Dalam hal frasa kedua, John Pela keliru besar. Dia bilang tidak menjadi persoalan. Sementara publik jelas-jelas menjadikan pemberian SPPD itu sebagai persoalan, bahkan persoalan sangat serius, sehingga mendesak kejaksaan melakukan pengusutan. Dan karena juga menganggap yang didesakkan itu adalah persoalan, Kasi Intel Rochman Marsudi pun berjanji segera melakukan pemeriksaan.

Sedangkan dalam hal frasa pertama, John Pela boleh jadi benar. Pemberian SPPD dari dirut PDAM  kepada beberapa anggota DPRD bisa saja tidak menyalahi aturan. Kenapa? Mungkin saja karena memang tidak ada aturannya. Maksudnya, aturan tertulis seperti UU. Kalau aturannya tidak ada, apa yang mau dilanggar?

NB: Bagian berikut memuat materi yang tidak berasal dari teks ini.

static void plan_jobs(const kfac_factor_job* jobs, int njobs, const Route& route, Plan* plans) {
  const Family& fam = family_of(route);
  const bool s3 = route.family == KFAC_PROF_FACTOR_SYRK3, x3 = route.family == KFAC_PROF_FACTOR_X3;
  const int64_t slots = (int64_t)fam.wgs * 256;
  constexpr int64_t MIN_CHUNK = 8, OVERHEAD = 4;
  int64_t max_steps = 1;
  for (int i = 0; i < njobs; ++i) max_steps = std::max(max_steps, job_stages(jobs[i]));
  int64_t units[MAXJ];
  for (int i = 0; i < njobs; ++i) {
    const int n = factor_n(jobs[i]);
    const int64_t t = cdiv(n, TILE);
    units[i] = s3 ? syrk3_units(n) : x3 ? x3_units(n) : fam.images ? route.cg.units : t * (t + 1) / 2;
  }
  auto thin = [&](int i) {
    const int n = factor_n(jobs[i]);
    return x3 && n > TILE && (n - 1) % TILE < 32;
  };
  auto job_tasks = [&](int i, int64_t splits) { return units[i] * splits; };
  auto job_splits = [&](int i, int64_t c) { return cdiv(job_stages(jobs[i]), c); };
  auto tasks_at = [&](int64_t c) {
    int64_t n = 0;
    for (int i = 0; i < njobs; ++i)
      n += job_tasks(i, job_splits(i, c));
    return n;
  };
  int64_t best_c = std::max(MIN_CHUNK, max_steps), best_cost = -1;
  bool any_thin = false;
  for (int i = 0; i < njobs; ++i) any_thin |= thin(i);
  const int64_t max_rounds = any_thin ? 1 : (s3 ? 16 : 4);
  for (int64_t r = 1; r <= max_rounds; ++r) {
    int64_t lo = MIN_CHUNK, hi = std::max(MIN_CHUNK, max_steps);
    if (tasks_at(hi) > r * slots) continue;
    while (lo < hi) {
      const int64_t mid = (lo + hi) / 2;
      if (tasks_at(mid) <= r * slots) hi = mid; else lo = mid + 1;
    }
    const int64_t cost = (lo + OVERHEAD) * r;
    if (best_cost < 0 || cost < best_cost) { best_cost = cost; best_c = lo; }
  }
  for (int i = 0; i < njobs; ++i) {
    const int t = (int)cdiv(factor_n(jobs[i]), TILE);
    Plan& p = plans[i];
    p.tiles = t * (t + 1) / 2;
    p.units = (int)units[i];
    const int64_t steps = job_stages(jobs[i]);
    if (jobs[i].acc) {
      p.splits = jobs[i].acc_splits;
      p.chunk = cdiv(steps, (int64_t)p.splits);
      p.slab_bytes = 0;
      p.tasks = (int)job_tasks(i, p.splits);
      continue;
    }
    p.splits = (int)job_splits(i, best_c);
    if (fam.images) {
      const ConvGeom& cg = route.cg;
      const bool halve = route.family == KFAC_PROF_FACTOR_CHANNEL_SMALL && cg.B <= 8 * slots;
      int k = (int)std::max<int64_t>(1, cdiv((int64_t)cg.units * cg.B, halve ? slots / 2 : slots));
      if (knobs().conv_k > 0) k = knobs().conv_k;
      k = std::min(k, cg.B);
      p.splits = (int)cdiv(cg.B, k);
    }
    p.chunk = cdiv(steps, (int64_t)p.splits);
    p.slab_bytes = align_up((size_t)p.tiles * p.splits * TILE * TILE * sizeof(float), 256);
    p.tasks = (int)job_tasks(i, p.splits);
  }
}

static size_t accum_bytes(int n, int splits) {
// ... 34 lines not shown
  d.rdelta = 0;
  if (job_ragged(jb)) {
    d.rdelta = (int)(jb.x.rows - jb.x.last_rows);
    d.rstage = (int64_t)d.sps * (jb.nseg - 1);
    d.rw = (float)((double)jb.x.rows / (double)jb.x.last_rows);
    d.rinv = (float)((double)jb.x.last_rows / (double)jb.x.rows);
  }
}

struct GroupLaunch {
  FactorArgs args, red;
  int tasks, rtiles;
};
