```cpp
int conv_validate(const ssdn_conv_args* a) {
    if (a->ntaps < 1 || a->ntaps > SSDN_MAX_TAPS) return ssdn_set_error("conv: ntaps out of range");
    if (a->ltw + a->lth + a->ltn > 9 || a->ltw < 0 || a->lth < 0 || a->ltn < 0) return ssdn_set_error("conv: tile must have <= 512 pixels");
    if (a->Ktot != a->c0 + a->c1 || (a->Ktot & 15)) return ssdn_set_error("conv: Ktot must equal c0+c1 and be a multiple of 16");
    if ((a->c0 & 7) || (a->c1 & 7)) return ssdn_set_error("conv: source channel counts must be multiples of 8");
    if (a->kc < 16 || (a->kc & 15) || a->Ktot % a->kc || (a->kc > 64 && a->kc != 96)) return ssdn_set_error("conv: kc must be 16, 32, 48, 64 or 96 and divide Ktot");
    if ((a->Mpad & 31) || a->M > a->Mpad) return ssdn_set_error("conv: Mpad must be a multiple of 32 and >= M");
    if (!a->dst32 && ((a->M & 7) || (a->dst.co & 7) || (a->dst.cs & 7))) return ssdn_set_error("conv: 16-bit output needs M, dst.co, dst.cs %% 8 == 0");
    if (a->add.p && ((a->add.co & 7) || (a->add.cs & 7))) return ssdn_set_error("conv: add view must be 16-byte aligned");
    if (a->mask.p && ((a->mask.co & 7) || (a->mask.cs & 7))) return ssdn_set_error("conv: mask view must be 16-byte aligned");
// ... 164 lines not shown
```

### selfsupervised-denoising_amd/ssdn/hip/graph.py

```python
from __future__ import annotations

import os
from dataclasses import dataclass, field
from typing import Dict, List, Optional, Set, Tuple

LDS_LIMIT = 160 * 1024
CONV_LDS_PREFERRED = 80 * 1024
WGRAD_SMALL_PX = 32768
SMALL_WGRAD_G, SMALL_WGRAD_CUS = 2, 64
MID_WGRAD_PX, MID_WGRAD_G = 131072, 2
WGRAD_CU_FRAC = (3, 4)
WGRAD_MEGA = "split"
FUSE_UNROT_FWD = True
SIGN_BYTES_HEAD = True
X16_SLOTS = 16
POOL_ROUTE = True
SIGN_BYTES_CONV = True
SIGN_BYTES = True
MEGA_MIN_PX = 32768
SPLIT_HEAD_CUS = (1, 2)
SPLIT_AFTER = "decode_block_2.2"
SPLIT_GROUP0 = ("output_block", "decode_block_2.2")
MEGA_LANE = 0
WGRAD_LANE = 1
# ... 146 lines not shown


def _behind_runs(at: Dict[int, int], runs, only=None) -> None:
    for first, end in runs:
        for k in at:
            if first <= at[k] < end and (only is None or k in only):
                at[k] = end



def _pads(taps):
    dys = [t[0] for t in taps]
    dxs = [t[1] for t in taps]
    return max(0, -min(dys)), max(0, max(dys)), max(0, -min(dxs)), max(0, max(dxs))


def _pow2ceil_log(v: int) -> int:
    l = 0
    while (1 << l) < v:
        l += 1
    return l


def cdma_fills(tiles: int, cus: int, H: int = 0, W: int = 0) -> bool:
    return tiles >= cus or (2 * tiles >= cus and H * W > 256)
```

Beberapa tahun silam, Mahkamah Konstitusi (MK) yang mengabulkan permohonan pengujian UU No. 31 Tahun 1999 tentang Pemberantasan Tindak Pidana Korupsi menyatakan, perbuatan melawan hukum dalam tindak pidana korupsi harus memenuhi delik formil. Artinya, hanya menyangkut perbuatan yang bertentangan dengan ketentuan tertulis, seperti UU. Ketentuan tidak tertulis seperti asas kepatutan, rasa keadilan di masyarakat, dan norma kehidupan sosial lainnya (delik materiil) tidak diperhitungkan lagi.

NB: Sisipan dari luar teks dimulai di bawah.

struct RoundArgs {
    const ProblemDesc* prob;
    const int* active;
    FitState* state;
    const float* aos;
    int est, K, S, m, mstride;
    int e5_all_roots;
    int midx_shift;
    int sampler, rng, neighbors;
    uint64_t seed;
    const int* table; unsigned table_rows;
    const unsigned* growth;
    const int* knn; const int* cell_of_point; const int* members; const int* rank_in_cell; const int* cell_start;
    unsigned* cursors;
    int* seeds;
    int* samples;
    float* models_raw;
    int* nmodels;
    int* offsets;
    float* recs;
    int* mvalid;
    uint2* items;
    unsigned* item_count;
    int* part_cnt; float* part_sum; int nchunks;
    uint2* sample_scores;
    float thr, confidence;
    unsigned max_iterations;
    const unsigned* term_tables;
    int rank, nranks;
    int sprt;
    const int* pool;
    struct SprtModelResult* sprt_res;
    int* done_out;
    unsigned before_sprt;
    int limit_remaining;
    void* const* peer_win;
    void* peer_self;
    unsigned peer_seq;
    unsigned peer_cap;
    unsigned* peer_counter;
    int* peer_error;
    unsigned long long hyp_base_p1;
};

#define USAC_PEER_HEADER_BYTES 1024
#define USAC_PEER_MAX_RANKS 64
__device__ __forceinline__ uint2* peer_data(void* win, unsigned seq, unsigned cap) {
    return reinterpret_cast<uint2*>(reinterpret_cast<char*>(win) + USAC_PEER_HEADER_BYTES) + (size_t)(seq & 1u) * cap;
}
__device__ __forceinline__ unsigned* peer_flags(void* win, unsigned seq) {
    return reinterpret_cast<unsigned*>(win) + (seq & 1u) * USAC_PEER_MAX_RANKS;
}
__device__ __forceinline__ void peer_store(const RoundArgs& a, size_t idx, uint2 v) {
    for (int r = 0; r < a.nranks; r++) peer_data(a.peer_win[r], a.peer_seq, a.peer_cap)[idx] = v;
}
__device__ __forceinline__ void peer_publish(const RoundArgs& a) {
    __threadfence_system();
    __syncthreads();
    if (threadIdx.x == 0) {
        const unsigned total = gridDim.x * gridDim.y * gridDim.z;
        if (atomicAdd(a.peer_counter, 1u) == total - 1u) {
            *a.peer_counter = 0u;
            __threadfence_system();
            for (int r = 0; r < a.nranks; r++) {
                unsigned* f = peer_flags(a.peer_win[r], a.peer_seq) + a.rank;
                asm volatile("st.release.sys.global.u32 [%0], %1;" :: "l"(f), "r"(a.peer_seq) : "memory");
            }
        }
    }
}
__device__ __forceinline__ void peer_wait(const RoundArgs& a) {
    if ((int)threadIdx.x < a.nranks) {
        const unsigned* f = peer_flags(a.peer_self, a.peer_seq) + threadIdx.x;
        unsigned long long t0 = 0, t1 = 0;
        asm volatile("mov.u64 %0, %%globaltimer;" : "=l"(t0));
        for (;;) {
            unsigned v;
            asm volatile("ld.acquire.sys.global.u32 %0, [%1];" : "=r"(v) : "l"(f) : "memory");
            if ((int)(v - a.peer_seq) >= 0) break;
            asm volatile("mov.u64 %0, %%globaltimer;" : "=l"(t1));
            if (t1 - t0 > 2000000000ull) { *a.peer_error = 1; break; }
            __nanosleep(200);
        }
    }
    __syncthreads();
}

__device__ __forceinline__ void make_record(int est, const float* model, float thr, const ProblemDesc& pd, float* rec) {
    const float u = 5.9604645e-8f;
#pragma unroll
    for (int i = 0; i < USAC_REC_STRIDE; i++) rec[i] = 0.f;
    const int w = est == USAC_EST_LINE2D ? 3 : 9;
    for (int i = 0; i < w; i++) rec[i] = model[i];
    rec[REC_THR] = thr;
    const float* f = model;
    if (est == USAC_EST_HOMOGRAPHY) {
        cv_inv3x3(model, rec + REC_HINV);
        const float* g = rec + REC_HINV;
        const float T2 = 2.f * thr;
        const float bx1 = fabsf(f[0]) * pd.mx1 + fabsf(f[1]) * pd.my1 + fabsf(f[2]);
        const float by1 = fabsf(f[3]) * pd.mx1 + fabsf(f[4]) * pd.my1 + fabsf(f[5]);
        const float bz1 = fabsf(f[6]) * pd.mx1 + fabsf(f[7]) * pd.my1 + fabsf(f[8]);
        const float bx2 = fabsf(g[0]) * pd.mx2 + fabsf(g[1]) * pd.my2 + fabsf(g[2]);
        const float by2 = fabsf(g[3]) * pd.mx2 + fabsf(g[4]) * pd.my2 + fabsf(g[5]);
        const float bz2 = fabsf(g[6]) * pd.mx2 + fabsf(g[7]) * pd.my2 + fabsf(g[8]);
        const float g8 = 8.f * u;
        const float K1 = g8 * ((bx1 + by1) + (pd.mx2 + pd.my2 + 2.1f * T2) * bz1);
        const float K2 = g8 * ((bx2 + by2) + (pd.mx1 + pd.my1 + 2.1f * T2) * bz2);
        const float c0 = g8 * (pd.mx1 + pd.my1 + pd.mx2 + pd.my2 + 4.2f * T2) + 32.f * u * T2;
        rec[REC_BAND] = 1.001f * (K1 + c0 * bz1);
        rec[REC_BAND + 1] = 1.001f * K2;
    } else if (est == USAC_EST_FUNDAMENTAL) {
        const float ba = fabsf(f[0]) * pd.mx1 + fabsf(f[1]) * pd.my1 + fabsf(f[2]);
        const float bb = fabsf(f[3]) * pd.mx1 + fabsf(f[4]) * pd.my1 + fabsf(f[5]);
        const float bc = fabsf(f[0]) * pd.mx2 + fabsf(f[3]) * pd.my2 + fabsf(f[6]);
        const float bd = fabsf(f[1]) * pd.mx2 + fabsf(f[4]) * pd.my2 + fabsf(f[7]);
        const float bn = pd.mx2 * ba + pd.my2 * bb + fabsf(f[6]) * pd.mx1 + fabsf(f[7]) * pd.my1 + fabsf(f[8]);
// ... 92 lines not shown
    const ProblemDesc pd = a.prob[pid];
    FitState& st = a.state[pid];
    const uint64_t hyp = (a.hyp_base_p1 ? (uint64_t)(a.hyp_base_p1 - 1) : (uint64_t)st.samples_drawn) + j;
    int s[8];
    const int m = a.m, n = pd.n;
    if (a.rng == USAC_RNG_TABLE && pid == 0 && hyp < a.table_rows) {
        for (int i = 0; i < m; i++) s[i] = a.table[hyp * m + i];
    } else if (a.sampler == USAC_SAMPLER_PROSAC) {
        const unsigned* g = a.growth + pd.growth_off;
        const unsigned t0 = st.prosac_t, n0 = st.prosac_n, L = st.prosac_term_len;
        auto n_before = [&](int jj) -> unsigned { return jj == 0 ? n0 : max(n0, prosac_subset(g, n, m, t0 + jj - 1)); };
        unsigned n_prev = n_before(j);
        const bool term_mode = n_prev > L;
        unsigned t_next, n_next;
        if (term_mode) {
            int lo = 0, hi = j;
            while (lo < hi) { const int mid = (lo + hi) >> 1; if (n_before(mid) > L) hi = mid; else lo = mid + 1; }
            n_prev = n_before(lo);
            philox_unique(a.seed, hyp, 2, (int)min(L + 1, (unsigned)n), m, s);
            t_next = t0 + lo; n_next = n_prev;
        } else {
            const unsigned nn = max(n0, prosac_subset(g, n, m, t0 + j));
            philox_unique(a.seed, hyp, 3, (int)nn - 1, m - 1, s);
            s[m - 1] = (int)nn - 1;
            t_next = t0 + j + 1; n_next = nn;
        }
        if (j == a.K - 1) { st.prosac_t_next = t_next; st.prosac_n_next = n_next; st.prosac_largest_next = max(st.prosac_largest, n_next); }
    } else if (a.sampler == USAC_SAMPLER_NAPSAC) {
        const int* seeds = a.seeds + (size_t)slot * a.K;
        const int p = seeds[j];
        const bool uniform_by_now = a.neighbors != USAC_NEIGH_KNN && hyp >= (uint64_t)a.cursors[pd.cursor_off + 3 * (size_t)n];
        if (p < 0 || uniform_by_now) {
            philox_unique(a.seed, hyp, 0, n, m, s);
        } else {
            unsigned c = a.cursors[pd.cursor_off + p];
            const unsigned uses = a.cursors[pd.cursor_off + n + p];
            if (uses == 2u) {
                c += ((unsigned)j > (unsigned)a.K - a.cursors[pd.cursor_off + 2 * (size_t)n + p]) ? (unsigned)(m - 1) : 0u;
            } else if (uses > 2u) {
                unsigned earlier = 0;
                int i = 0;
                for (; i + 8 <= j; i += 8) {
                    int v[8];
#pragma unroll
                    for (int u = 0; u < 8; u++) v[u] = seeds[i + u];
#pragma unroll
                    for (int u = 0; u < 8; u++) earlier += (v[u] == p);
                }
                for (; i < j; i++) earlier += (seeds[i] == p);
                c += earlier * (unsigned)(m - 1);
            }
            s[0] = p;
            if (a.neighbors == USAC_NEIGH_KNN) {
                const int* row = a.knn + pd.knn_off + (size_t)pd.knn * p;
                for (int i = 1; i < m; i++) s[i] = row[pd.knn - 1 - (int)((c + i - 1) % (unsigned)pd.knn)];
            } else {
                const int cell = a.cell_of_point[pd.grid_off + p];
                const int cs = a.cell_start[pd.cell_start_off + cell];
                const int cnt = a.cell_start[pd.cell_start_off + cell + 1] - cs - 1;
                const int rk = a.rank_in_cell[pd.grid_off + p];
                for (int i = 1; i < m; i++) {
                    const int pos = (int)((c + i - 1) % (unsigned)cnt);
                    s[i] = a.members[pd.grid_off + cs + pos + (pos >= rk ? 1 : 0)];
                }
            }
        }
    } else {
        philox_unique(a.seed, hyp, 0, n, m, s);
    }
    int* dst = a.samples + ((size_t)slot * a.K + j) * m;
    for (int i = 0; i < m; i++) dst[i] = s[i];
}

Pemberian SPPD oleh dirut PDAM kepada anggota DPRD, apakah itu korupsi? Gratifikasi?  Belum tentu. Kalau tak satu pun peraturan tertulis yang dilanggar (delik formil), apalagi kalau peraturannya sendiri tidak ada, maka dugaan korupsi/gratifikasi itu tetap tinggal dugaan. Para pihak luput bulat-bulat.  

***
Taruhlah, secara hukum Dirut PDAM Soedarsono dan anggota DPRD penerima SPPD luput bulat-bulat. Habiskah persoalannya?  Persoalan hukum mungkin habis, tapi tidak persoalan lain. Persoalan kepatutan.

Coba bayangkan: direktur PDAM memberikan SPPD kepada anggota DPRD. SPPD terlanjur diidentikkan dengan uang. Yang cenderung dilupakan,  SPPD itu  singkatan dari  surat perintah perjalanan dinas. Ini surat perintah. Perintah dari atasan kepada bawahan. Siapa atasan di sini? Dia yang memberikan SPPD: dirut PDAM.  Siapa bawahannya? Mereka yang menerima SPPD: anggota DPRD.

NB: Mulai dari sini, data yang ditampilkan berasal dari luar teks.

struct NfPaperNet {
#define NF_NET_COPY(X) static constexpr int X = nfl::X;
    NF_NET_COMMON(NF_NET_COPY)
    NF_NET_COPY(OFF_L5) NF_NET_COPY(B_L5) NF_NET_COPY(S_H5) NF_NET_COPY(Z_L5) NF_NET_COPY(OFFT_L5) NF_NET_COPY(G_L5)
#undef NF_NET_COPY
    static constexpr bool HAS_L5 = true, D0_EXPR = false;
    static constexpr int PACKED = nfl::PACKED_FLOATS, PACKED_T = nfl::PACKED_T_FLOATS, NPARAMS = NF_PAPER_NUM_PARAMS;
    static constexpr int N_RELU = (nfl::SAVED_PER_POINT - nfl::S_MASK) / 8;
    static constexpr int D0_COLS = 280;
    static constexpr int MODEL = 0;
};
// ... 63 lines not shown
    for (int n = 0; n < 128; ++n) {
        for (int f = 0; f < 4; ++f)
            for (int sc = 0; sc < 2; ++sc)
                for (int comp = 1; comp < 3; ++comp)
                    t[Net::OFF_WCD + n * 16 + 4 * f + 2 * sc + (comp - 1)] = nf_code(id(NF_R_DIR0_W), n, 256 + 6 * f + 3 * sc + comp, Net::D0_COLS);
        if constexpr (Net::D0_EXPR)
            for (int k = 0; k < Net::NEXPR; ++k) t[Net::OFF_WCE + n * Net::NEXPR + k] = nf_code(id(NF_R_DIR0_W), n, 280 + k, Net::D0_COLS);
    }
    for (int n = 0; n < 256; ++n) {
        for (int l = 0; l < NX; ++l) t[Net::OFF_BIAS + 256 * l + n] = nf_code(2 * l + 1, 0, n, 256);
        t[Net::OFF_BIAS + Net::B_FEAT + n] = nf_code(id(NF_R_FEAT_B), 0, n, 256);
    }
    for (int n = 0; n < 128; ++n) {
        t[Net::OFF_BIAS + Net::B_D0 + n] = nf_code(id(NF_R_DIR0_B), 0, n, 128);
        t[Net::OFF_BIAS + Net::B_D1 + n] = nf_code(id(NF_R_DIR1_W) + 1, 0, n, 128);
        t[Net::OFF_BIAS + Net::B_D2 + n] = nf_code(id(NF_R_DIR2_W) + 1, 0, n, 128);
    }
    t[Net::OFF_BIAS + Net::B_D0 + 128] = nf_code(id(NF_R_ALPHA_B), 0, 0, 1);
    for (int n = 0; n < 3; ++n) t[Net::OFF_BIAS + Net::B_RGB + n] = nf_code(id(NF_R_RGB_B), 0, n, 3);
}

template <class Net>
static inline size_t nf_paper_net_saved_floats(int64_t n_points) {
    return (size_t)Net::SAVED_PER_POINT * (size_t)((n_points + 31) & ~(int64_t)31) + Net::N_RELU * 128;
}

template <class Net, bool DIRS>
__device__ __forceinline__ void nf_paper_net_condition(const float* __restrict__ packed, const float* __restrict__ expr,
                                                       const float* __restrict__ latent, float near_z, float far_z, float* __restrict__ cond) {
    __shared__ float cvec[Net::NCOND];
    __shared__ float dvec[16];
    const int tid = threadIdx.x;
    if (tid < 76) cvec[tid] = nf_div(nf_mul(expr[tid], 1.0f), 3.0f);
    else if (tid < Net::NCOND) cvec[tid] = latent[tid - 76];
    if (tid >= 128 && tid < 144) {
        const int k = tid - 128, f = k >> 2, sc = (k >> 1) & 1, comp = k & 1;
        const float a = nf_mul(comp ? far_z : near_z, exp2f((float)f));
        dvec[k] = DIRS ? (sc ? cosf(a) : sinf(a)) : 0.0f;
    }
    __syncthreads();
    const float* bias = packed + Net::OFF_BIAS;
    for (int i = blockIdx.x * blockDim.x + tid; i < Net::COND_FLOATS; i += gridDim.x * blockDim.x) {
        if (i >= Net::B_CVEC) { cond[i] = i < Net::B_DVEC ? cvec[i - Net::B_CVEC] : dvec[i - Net::B_DVEC]; continue; }
        float v = bias[i];
        if (i < Net::B_L1 || (i >= Net::B_L3 && i < Net::B_L4)) {
            const int n = i < Net::B_L1 ? i : i - Net::B_L3;
            const float* w = packed + (i < Net::B_L1 ? Net::OFF_WC0 : Net::OFF_WC3) + n * Net::NCOND;
            float s = 0.0f;
            for (int k = 0; k < Net::NCOND; ++k) s = fmaf(w[k], cvec[k], s);
            v += s;
        } else if ((DIRS || Net::D0_EXPR) && i >= Net::B_D0 && i < Net::B_D0 + 128) {
            float s = 0.0f;
            if (DIRS) {
                const float* w = packed + Net::OFF_WCD + (i - Net::B_D0) * 16;
                for (int k = 0; k < 16; ++k) s = fmaf(w[k], dvec[k], s);
            }
            if constexpr (Net::D0_EXPR) {
                const float* we = packed + Net::OFF_WCE + (i - Net::B_D0) * Net::NEXPR;
                for (int k = 0; k < Net::NEXPR; ++k) s = fmaf(we[k], cvec[k], s);
            }
            v += s;
        }
        cond[i] = v;
    }
}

Anggota DPRD jadi bawahan dirut PDAM! Ini sungguh tidak patut. Ini menghina diri sendiri. Menistakan rakyat yang memilih. Para wakil rakyat ternyata hanya menghiraukan apa yang mereka terima: duit. Mereka mengabaikan apa yang mereka campakkan: waka. Muruah. Kehormatan diri. ***

Dimuat pada kolom “Kutak-Kutik” Harian Umum FLORES POS, Kamis, 8 Oktober 2015.